• [Task description] Your answer should be every line of the entries that has the string "template" in it.
************
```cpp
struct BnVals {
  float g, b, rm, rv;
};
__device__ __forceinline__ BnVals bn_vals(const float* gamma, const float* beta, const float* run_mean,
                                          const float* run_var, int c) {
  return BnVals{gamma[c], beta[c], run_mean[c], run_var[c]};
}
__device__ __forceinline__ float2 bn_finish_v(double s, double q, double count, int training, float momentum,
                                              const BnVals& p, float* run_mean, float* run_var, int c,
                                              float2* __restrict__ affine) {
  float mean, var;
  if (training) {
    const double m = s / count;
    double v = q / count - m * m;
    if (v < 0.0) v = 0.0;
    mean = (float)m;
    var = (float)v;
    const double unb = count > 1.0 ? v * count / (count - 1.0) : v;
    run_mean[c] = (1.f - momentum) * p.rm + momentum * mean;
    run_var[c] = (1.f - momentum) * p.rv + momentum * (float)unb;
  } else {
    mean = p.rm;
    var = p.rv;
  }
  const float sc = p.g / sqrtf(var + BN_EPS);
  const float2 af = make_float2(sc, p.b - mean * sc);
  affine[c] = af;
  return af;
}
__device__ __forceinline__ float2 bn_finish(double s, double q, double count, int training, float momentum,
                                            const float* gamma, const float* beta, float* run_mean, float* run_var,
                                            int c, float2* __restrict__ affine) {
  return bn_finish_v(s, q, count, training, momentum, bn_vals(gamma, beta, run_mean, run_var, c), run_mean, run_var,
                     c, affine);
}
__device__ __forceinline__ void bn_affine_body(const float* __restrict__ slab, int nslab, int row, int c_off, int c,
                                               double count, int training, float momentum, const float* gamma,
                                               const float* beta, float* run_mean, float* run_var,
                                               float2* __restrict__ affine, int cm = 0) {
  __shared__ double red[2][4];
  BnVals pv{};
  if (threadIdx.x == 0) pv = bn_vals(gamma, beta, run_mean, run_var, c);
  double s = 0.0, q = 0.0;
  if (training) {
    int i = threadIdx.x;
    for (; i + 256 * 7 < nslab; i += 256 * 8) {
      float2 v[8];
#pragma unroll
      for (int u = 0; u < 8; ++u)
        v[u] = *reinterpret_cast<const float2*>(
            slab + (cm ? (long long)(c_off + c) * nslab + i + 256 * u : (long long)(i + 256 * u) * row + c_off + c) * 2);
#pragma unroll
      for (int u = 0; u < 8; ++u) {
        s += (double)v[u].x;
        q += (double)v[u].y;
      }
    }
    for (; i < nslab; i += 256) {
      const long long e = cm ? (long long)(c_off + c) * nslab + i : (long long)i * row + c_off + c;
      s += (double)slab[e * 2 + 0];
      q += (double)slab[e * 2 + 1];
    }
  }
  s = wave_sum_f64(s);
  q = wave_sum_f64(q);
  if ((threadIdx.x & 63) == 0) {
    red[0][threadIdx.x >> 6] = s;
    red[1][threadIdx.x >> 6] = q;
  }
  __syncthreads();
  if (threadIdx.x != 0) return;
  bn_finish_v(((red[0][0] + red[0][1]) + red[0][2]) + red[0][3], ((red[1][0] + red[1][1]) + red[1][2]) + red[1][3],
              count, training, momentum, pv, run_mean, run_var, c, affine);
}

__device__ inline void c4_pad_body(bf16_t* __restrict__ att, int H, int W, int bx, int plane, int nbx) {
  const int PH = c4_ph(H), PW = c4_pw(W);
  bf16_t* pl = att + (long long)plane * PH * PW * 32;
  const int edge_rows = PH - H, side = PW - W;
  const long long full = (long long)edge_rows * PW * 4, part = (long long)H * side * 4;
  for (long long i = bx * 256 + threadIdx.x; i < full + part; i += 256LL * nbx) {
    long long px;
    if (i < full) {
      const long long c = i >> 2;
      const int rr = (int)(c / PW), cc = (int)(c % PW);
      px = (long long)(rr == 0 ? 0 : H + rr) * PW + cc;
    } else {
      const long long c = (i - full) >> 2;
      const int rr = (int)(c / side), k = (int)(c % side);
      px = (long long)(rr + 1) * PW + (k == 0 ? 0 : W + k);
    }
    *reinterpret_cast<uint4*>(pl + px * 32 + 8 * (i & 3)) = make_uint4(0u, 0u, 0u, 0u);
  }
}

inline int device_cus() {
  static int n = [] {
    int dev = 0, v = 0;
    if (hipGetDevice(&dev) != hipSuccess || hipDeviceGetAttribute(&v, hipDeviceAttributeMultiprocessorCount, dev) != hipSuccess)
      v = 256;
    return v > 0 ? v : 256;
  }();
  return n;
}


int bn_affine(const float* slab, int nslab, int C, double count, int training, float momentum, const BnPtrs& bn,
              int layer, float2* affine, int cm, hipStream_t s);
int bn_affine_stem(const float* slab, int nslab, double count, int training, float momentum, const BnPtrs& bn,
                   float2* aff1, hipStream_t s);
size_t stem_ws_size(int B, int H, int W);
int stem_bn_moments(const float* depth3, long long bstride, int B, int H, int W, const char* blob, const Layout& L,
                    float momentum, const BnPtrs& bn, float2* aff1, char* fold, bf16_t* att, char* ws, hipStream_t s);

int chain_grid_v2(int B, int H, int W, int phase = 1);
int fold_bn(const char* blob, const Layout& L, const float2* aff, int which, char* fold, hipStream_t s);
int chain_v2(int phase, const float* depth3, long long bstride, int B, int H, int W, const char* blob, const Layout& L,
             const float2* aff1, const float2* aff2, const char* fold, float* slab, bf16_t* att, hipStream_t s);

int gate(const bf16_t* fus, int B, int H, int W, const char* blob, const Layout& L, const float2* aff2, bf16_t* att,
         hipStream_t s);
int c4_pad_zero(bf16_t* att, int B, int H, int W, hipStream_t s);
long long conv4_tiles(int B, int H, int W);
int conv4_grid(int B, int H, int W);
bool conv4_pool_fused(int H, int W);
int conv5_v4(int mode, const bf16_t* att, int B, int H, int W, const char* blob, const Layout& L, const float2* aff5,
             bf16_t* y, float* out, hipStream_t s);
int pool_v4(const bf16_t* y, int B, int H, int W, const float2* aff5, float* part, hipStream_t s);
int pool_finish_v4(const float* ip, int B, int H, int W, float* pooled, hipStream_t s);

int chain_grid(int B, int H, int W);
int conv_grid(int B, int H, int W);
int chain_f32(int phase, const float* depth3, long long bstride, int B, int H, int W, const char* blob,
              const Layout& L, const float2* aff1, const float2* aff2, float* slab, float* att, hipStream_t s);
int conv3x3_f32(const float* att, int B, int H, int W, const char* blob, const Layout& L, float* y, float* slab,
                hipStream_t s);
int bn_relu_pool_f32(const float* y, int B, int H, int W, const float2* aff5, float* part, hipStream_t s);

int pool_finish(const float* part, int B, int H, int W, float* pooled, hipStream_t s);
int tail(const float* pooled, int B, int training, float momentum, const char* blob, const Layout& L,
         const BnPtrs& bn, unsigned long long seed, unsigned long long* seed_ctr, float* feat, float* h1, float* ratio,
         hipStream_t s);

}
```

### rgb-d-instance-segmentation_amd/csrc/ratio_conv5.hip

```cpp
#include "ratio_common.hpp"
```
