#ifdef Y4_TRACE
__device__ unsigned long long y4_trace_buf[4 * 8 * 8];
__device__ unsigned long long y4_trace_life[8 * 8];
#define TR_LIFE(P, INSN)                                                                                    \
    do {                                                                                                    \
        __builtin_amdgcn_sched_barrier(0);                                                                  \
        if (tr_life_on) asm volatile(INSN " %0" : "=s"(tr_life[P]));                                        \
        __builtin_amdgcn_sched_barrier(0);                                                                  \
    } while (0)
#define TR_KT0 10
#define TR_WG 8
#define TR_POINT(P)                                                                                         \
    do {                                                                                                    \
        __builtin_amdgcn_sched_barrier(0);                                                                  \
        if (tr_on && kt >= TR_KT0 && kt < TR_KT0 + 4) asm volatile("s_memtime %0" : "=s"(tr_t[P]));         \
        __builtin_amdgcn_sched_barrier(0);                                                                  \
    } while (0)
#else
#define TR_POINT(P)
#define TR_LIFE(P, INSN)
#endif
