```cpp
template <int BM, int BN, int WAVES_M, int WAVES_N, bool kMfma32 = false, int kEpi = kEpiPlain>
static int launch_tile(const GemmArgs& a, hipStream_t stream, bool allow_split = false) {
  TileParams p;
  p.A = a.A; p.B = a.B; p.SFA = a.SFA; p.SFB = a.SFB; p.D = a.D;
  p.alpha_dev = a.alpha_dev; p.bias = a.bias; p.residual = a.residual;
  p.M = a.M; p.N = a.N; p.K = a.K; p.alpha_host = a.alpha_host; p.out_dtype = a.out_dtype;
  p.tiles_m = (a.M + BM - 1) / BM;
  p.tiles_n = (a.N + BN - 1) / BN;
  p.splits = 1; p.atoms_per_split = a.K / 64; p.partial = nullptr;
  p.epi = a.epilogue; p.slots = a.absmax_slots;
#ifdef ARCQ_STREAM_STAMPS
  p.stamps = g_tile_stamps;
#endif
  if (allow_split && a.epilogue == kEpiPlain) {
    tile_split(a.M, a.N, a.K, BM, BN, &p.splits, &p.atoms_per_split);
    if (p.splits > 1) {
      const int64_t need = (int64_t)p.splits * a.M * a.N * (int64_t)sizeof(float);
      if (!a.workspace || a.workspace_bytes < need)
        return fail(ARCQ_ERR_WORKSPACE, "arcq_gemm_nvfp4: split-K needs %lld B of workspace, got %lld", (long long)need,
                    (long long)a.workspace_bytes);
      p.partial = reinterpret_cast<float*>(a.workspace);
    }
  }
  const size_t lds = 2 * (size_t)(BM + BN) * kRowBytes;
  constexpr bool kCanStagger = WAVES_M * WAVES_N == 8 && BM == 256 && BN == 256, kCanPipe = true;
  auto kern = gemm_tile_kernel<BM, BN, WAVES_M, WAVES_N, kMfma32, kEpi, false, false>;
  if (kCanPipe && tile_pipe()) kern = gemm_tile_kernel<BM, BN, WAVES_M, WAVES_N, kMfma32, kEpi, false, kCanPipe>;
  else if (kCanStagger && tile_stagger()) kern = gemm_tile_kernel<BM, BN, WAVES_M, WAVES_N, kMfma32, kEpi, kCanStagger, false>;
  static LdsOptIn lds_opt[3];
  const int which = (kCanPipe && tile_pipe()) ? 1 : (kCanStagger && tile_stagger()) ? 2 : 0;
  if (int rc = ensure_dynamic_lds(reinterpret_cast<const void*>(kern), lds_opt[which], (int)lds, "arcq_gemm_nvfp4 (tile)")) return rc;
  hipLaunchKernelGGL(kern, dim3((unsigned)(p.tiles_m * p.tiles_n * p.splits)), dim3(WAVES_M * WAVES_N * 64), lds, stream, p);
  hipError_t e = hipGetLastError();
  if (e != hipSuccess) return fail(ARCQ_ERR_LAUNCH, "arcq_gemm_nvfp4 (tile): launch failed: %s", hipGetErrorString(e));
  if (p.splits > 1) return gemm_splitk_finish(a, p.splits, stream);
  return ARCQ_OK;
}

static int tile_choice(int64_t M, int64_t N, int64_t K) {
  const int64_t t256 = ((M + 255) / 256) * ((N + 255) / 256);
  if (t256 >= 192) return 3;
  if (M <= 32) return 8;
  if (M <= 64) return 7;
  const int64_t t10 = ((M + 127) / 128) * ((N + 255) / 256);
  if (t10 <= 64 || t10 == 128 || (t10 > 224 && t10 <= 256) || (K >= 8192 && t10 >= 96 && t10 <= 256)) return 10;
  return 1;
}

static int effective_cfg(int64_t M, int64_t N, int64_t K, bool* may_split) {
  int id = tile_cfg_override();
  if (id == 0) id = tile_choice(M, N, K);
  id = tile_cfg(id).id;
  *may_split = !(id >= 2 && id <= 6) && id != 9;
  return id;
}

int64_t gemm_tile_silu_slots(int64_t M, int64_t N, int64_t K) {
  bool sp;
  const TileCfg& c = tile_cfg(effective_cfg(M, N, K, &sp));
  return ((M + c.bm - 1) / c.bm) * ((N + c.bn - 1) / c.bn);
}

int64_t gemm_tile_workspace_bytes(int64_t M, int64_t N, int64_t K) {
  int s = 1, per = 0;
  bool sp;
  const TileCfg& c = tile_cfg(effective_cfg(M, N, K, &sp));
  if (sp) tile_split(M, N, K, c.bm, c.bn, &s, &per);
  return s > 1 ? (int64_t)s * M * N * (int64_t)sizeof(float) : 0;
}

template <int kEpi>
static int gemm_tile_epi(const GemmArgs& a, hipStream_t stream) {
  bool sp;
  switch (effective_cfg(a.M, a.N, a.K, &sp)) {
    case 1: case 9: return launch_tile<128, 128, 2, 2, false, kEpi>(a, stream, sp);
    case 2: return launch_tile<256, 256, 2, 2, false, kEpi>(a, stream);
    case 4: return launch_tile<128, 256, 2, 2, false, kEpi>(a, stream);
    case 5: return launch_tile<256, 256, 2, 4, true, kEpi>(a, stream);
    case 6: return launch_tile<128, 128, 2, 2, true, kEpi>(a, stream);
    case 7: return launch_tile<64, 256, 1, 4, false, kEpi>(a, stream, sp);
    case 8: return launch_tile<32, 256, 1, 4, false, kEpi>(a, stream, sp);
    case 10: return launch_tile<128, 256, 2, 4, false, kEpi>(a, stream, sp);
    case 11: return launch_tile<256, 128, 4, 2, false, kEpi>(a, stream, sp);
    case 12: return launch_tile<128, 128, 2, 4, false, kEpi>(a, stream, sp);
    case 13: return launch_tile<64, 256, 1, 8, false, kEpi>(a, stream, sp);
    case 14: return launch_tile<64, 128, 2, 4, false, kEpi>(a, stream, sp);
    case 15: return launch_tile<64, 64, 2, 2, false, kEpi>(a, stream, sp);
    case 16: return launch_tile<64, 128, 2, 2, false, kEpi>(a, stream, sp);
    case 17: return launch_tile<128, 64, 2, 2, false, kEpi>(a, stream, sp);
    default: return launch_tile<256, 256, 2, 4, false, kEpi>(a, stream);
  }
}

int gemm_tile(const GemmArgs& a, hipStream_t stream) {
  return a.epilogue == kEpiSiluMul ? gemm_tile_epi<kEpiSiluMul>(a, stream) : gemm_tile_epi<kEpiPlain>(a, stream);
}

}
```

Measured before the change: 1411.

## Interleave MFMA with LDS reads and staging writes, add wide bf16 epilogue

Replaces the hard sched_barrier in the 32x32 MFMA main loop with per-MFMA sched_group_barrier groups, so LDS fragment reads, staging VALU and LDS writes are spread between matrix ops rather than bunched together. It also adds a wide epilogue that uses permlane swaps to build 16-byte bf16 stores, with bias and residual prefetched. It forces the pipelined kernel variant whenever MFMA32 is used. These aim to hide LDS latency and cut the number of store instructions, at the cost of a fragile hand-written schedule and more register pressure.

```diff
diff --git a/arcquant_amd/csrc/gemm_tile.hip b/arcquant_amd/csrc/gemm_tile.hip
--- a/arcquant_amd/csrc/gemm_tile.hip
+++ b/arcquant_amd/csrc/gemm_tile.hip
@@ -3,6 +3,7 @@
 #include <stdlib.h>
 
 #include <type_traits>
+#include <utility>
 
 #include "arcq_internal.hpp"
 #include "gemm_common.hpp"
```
************
• [Output of the task]
template <int BM, int BN, int WAVES_M, int WAVES_N, bool kMfma32 = false, int kEpi = kEpiPlain>
template <int kEpi>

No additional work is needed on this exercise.